----- THE DATA
__global__ void begin_factor_kernel(float* __restrict__ Winv, int nflags, int* __restrict__ info, int ninfo,
                                    int* __restrict__ count, int ncount) {
    const int i = blockIdx.x * blockDim.x + threadIdx.x;
    if (i < nflags) reinterpret_cast<int*>(Winv)[(int64_t)i * TS * TS] = 0;
    if (i < ninfo) info[i] = 0;
    for (int c = i; c < ncount; c += gridDim.x * blockDim.x) count[c] = 0;
}

__global__ __launch_bounds__(256, 2) void tune_update_kernel(float* __restrict__ A, const float* __restrict__ Winv,
                                                            int* __restrict__ info, int Np, int k, int B, KSource src) {
    __shared__ __attribute__((aligned(16))) float smem[2 * STAGE_FLOATS];
    int t, b;
    decode_tile_batch(Np / TS - k - 1, B, t, b);
    const TriJob jb = panel_job<false>(A, Winv, Np, k + 1 + t, k, b, src);
    f32x16 T[4], O[4];
#pragma unroll
    for (int tm = 0; tm < 4; ++tm)
#pragma unroll
        for (int g = 0; g < 4; ++g) {
            const f32x4 v = *reinterpret_cast<const f32x4*>(jb.c0 + 32 * tm + 8 * g);
#pragma unroll
            for (int e = 0; e < 4; ++e) T[tm][4 * g + e] = -v[e];
        }
    const bool ok = tri_tile_run(jb.t, T, O, smem);
    if (threadIdx.x == 0 && !ok) report_timeout(info + jb.b);
    tri_store(O, jb.out, Np);
}
template <int ABL>
__global__ __launch_bounds__(256, 2) void tune_update_sq_kernel(float* __restrict__ A, int Np, int k, int B, KSource src) {
    __shared__ __attribute__((aligned(16))) float smem[2 * STAGE_FLOATS];
    int t, b;
    decode_tile_batch(Np / TS - k - 1, B, t, b);
    update_body<false, ABL>(A, Np, k + 1 + t, k, 0, k, true, b, src, smem);
}
__global__ void tune_empty_kernel(float* A) { if (A == nullptr) A[0] = 0.f; }

}

using namespace volt;

static Tunables read_env(Tunables t) {
    auto geti = [](const char* name, int& v) { if (const char* e = getenv(name)) v = atoi(e); };
        geti("VOLT_GROUPS", t.groups);
        geti("VOLT_SPLITK_TARGET", t.splitk_target);
        geti("VOLT_SPLITK_MINL", t.splitk_minl);
        geti("VOLT_SPLITK_MAXS", t.splitk_maxs);
        geti("VOLT_SPLITK_GROUPS", t.splitk_groups);
        geti("VOLT_SPLITK_MAXB", t.splitk_maxb);
        geti("VOLT_SCHED", t.sched);
        geti("VOLT_SCHED_MINB", t.sched_minb);
        geti("VOLT_SCHED_MAXB", t.sched_maxb);
        geti("VOLT_SCHED_MAXB_POTRF", t.sched_maxb_potrf);
        geti("VOLT_SCHED_G", t.sched_g);
        geti("VOLT_SCHED_S", t.sched_s);
        geti("VOLT_SCHED_GROUPS", t.sched_groups);
        geti("VOLT_SCHED_KMIN", t.sched_kmin);
        geti("VOLT_SMALL_NMAX", t.small_nmax);
        geti("VOLT_SMALL_MAXWG", t.small_maxwg);
        geti("VOLT_SMALL_PAD_MAXB", t.small_pad_maxb);
        geti("VOLT_SMALL_MAXB", t.small_maxb);
        geti("VOLT_SMALL_MAXB2", t.small_maxb2);
        geti("VOLT_LONG", t.long_on);
        geti("VOLT_LONG_FIRST", t.long_first);
        geti("VOLT_LONG_EMIN", t.long_emin);
        geti("VOLT_LONG_PAD", t.long_pad);
        geti("VOLT_LONG_NMIN", t.long_nmin);
        geti("VOLT_LONG_XCD", t.long_xcd);
        geti("VOLT_LONG_SPLIT", t.long_split);
        geti("VOLT_PLAIN_SPREAD", t.plain_spread);
        geti("VOLT_SPLIT_SPREAD", t.split_spread);
        geti("VOLT_BATCH", t.batch);
        geti("VOLT_BATCH_ORDER", t.batch_order);
        geti("VOLT_BATCH_LOCAL", t.batch_local);
        geti("VOLT_BATCH_SPREAD", t.batch_spread);
        geti("VOLT_BATCH_LAD", t.batch_lad);
        geti("VOLT_BATCH_PULLERS", t.batch_pullers);
        geti("VOLT_ROLLOUT_LANE", t.rollout_lane);
        geti("VOLT_LONG_PULLERS", t.long_pullers);
        geti("VOLT_BATCH_XSKEW", t.batch_xskew);
        geti("VOLT_BATCH_XDROP", t.batch_xdrop);
        geti("VOLT_BATCH64", t.batch64);
        geti("VOLT_BATCH64_MAX", t.batch64_max);
        geti("VOLT_BATCH64_MAX_STEP", t.batch64_max_step);
        geti("VOLT_F64_LOOKAHEAD", t.f64_lookahead);
        geti("VOLT_F64_TRTRI_LOOKAHEAD", t.f64_trtri_lookahead);
        geti("VOLT_F64_SPREAD", t.f64_spread);
        geti("VOLT_F64_SPLIT_TARGET", t.f64_split_target);
        if (const char* e = getenv("VOLT_SCHED_FRAC")) t.sched_frac = (float)atof(e);
        geti("VOLT_FAKE_CUS", t.cus);
        geti("VOLT_FAKE_XCCS", t.xccs);
    return t;
}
----------
== WHAT IS EXPECTED ==
Lines from the entries that contain the string "KSource" must be found and copied.

== ANSWER SPACE ==
                                                            int* __restrict__ info, int Np, int k, int B, KSource src) {
__global__ __launch_bounds__(256, 2) void tune_update_sq_kernel(float* __restrict__ A, int Np, int k, int B, KSource src) {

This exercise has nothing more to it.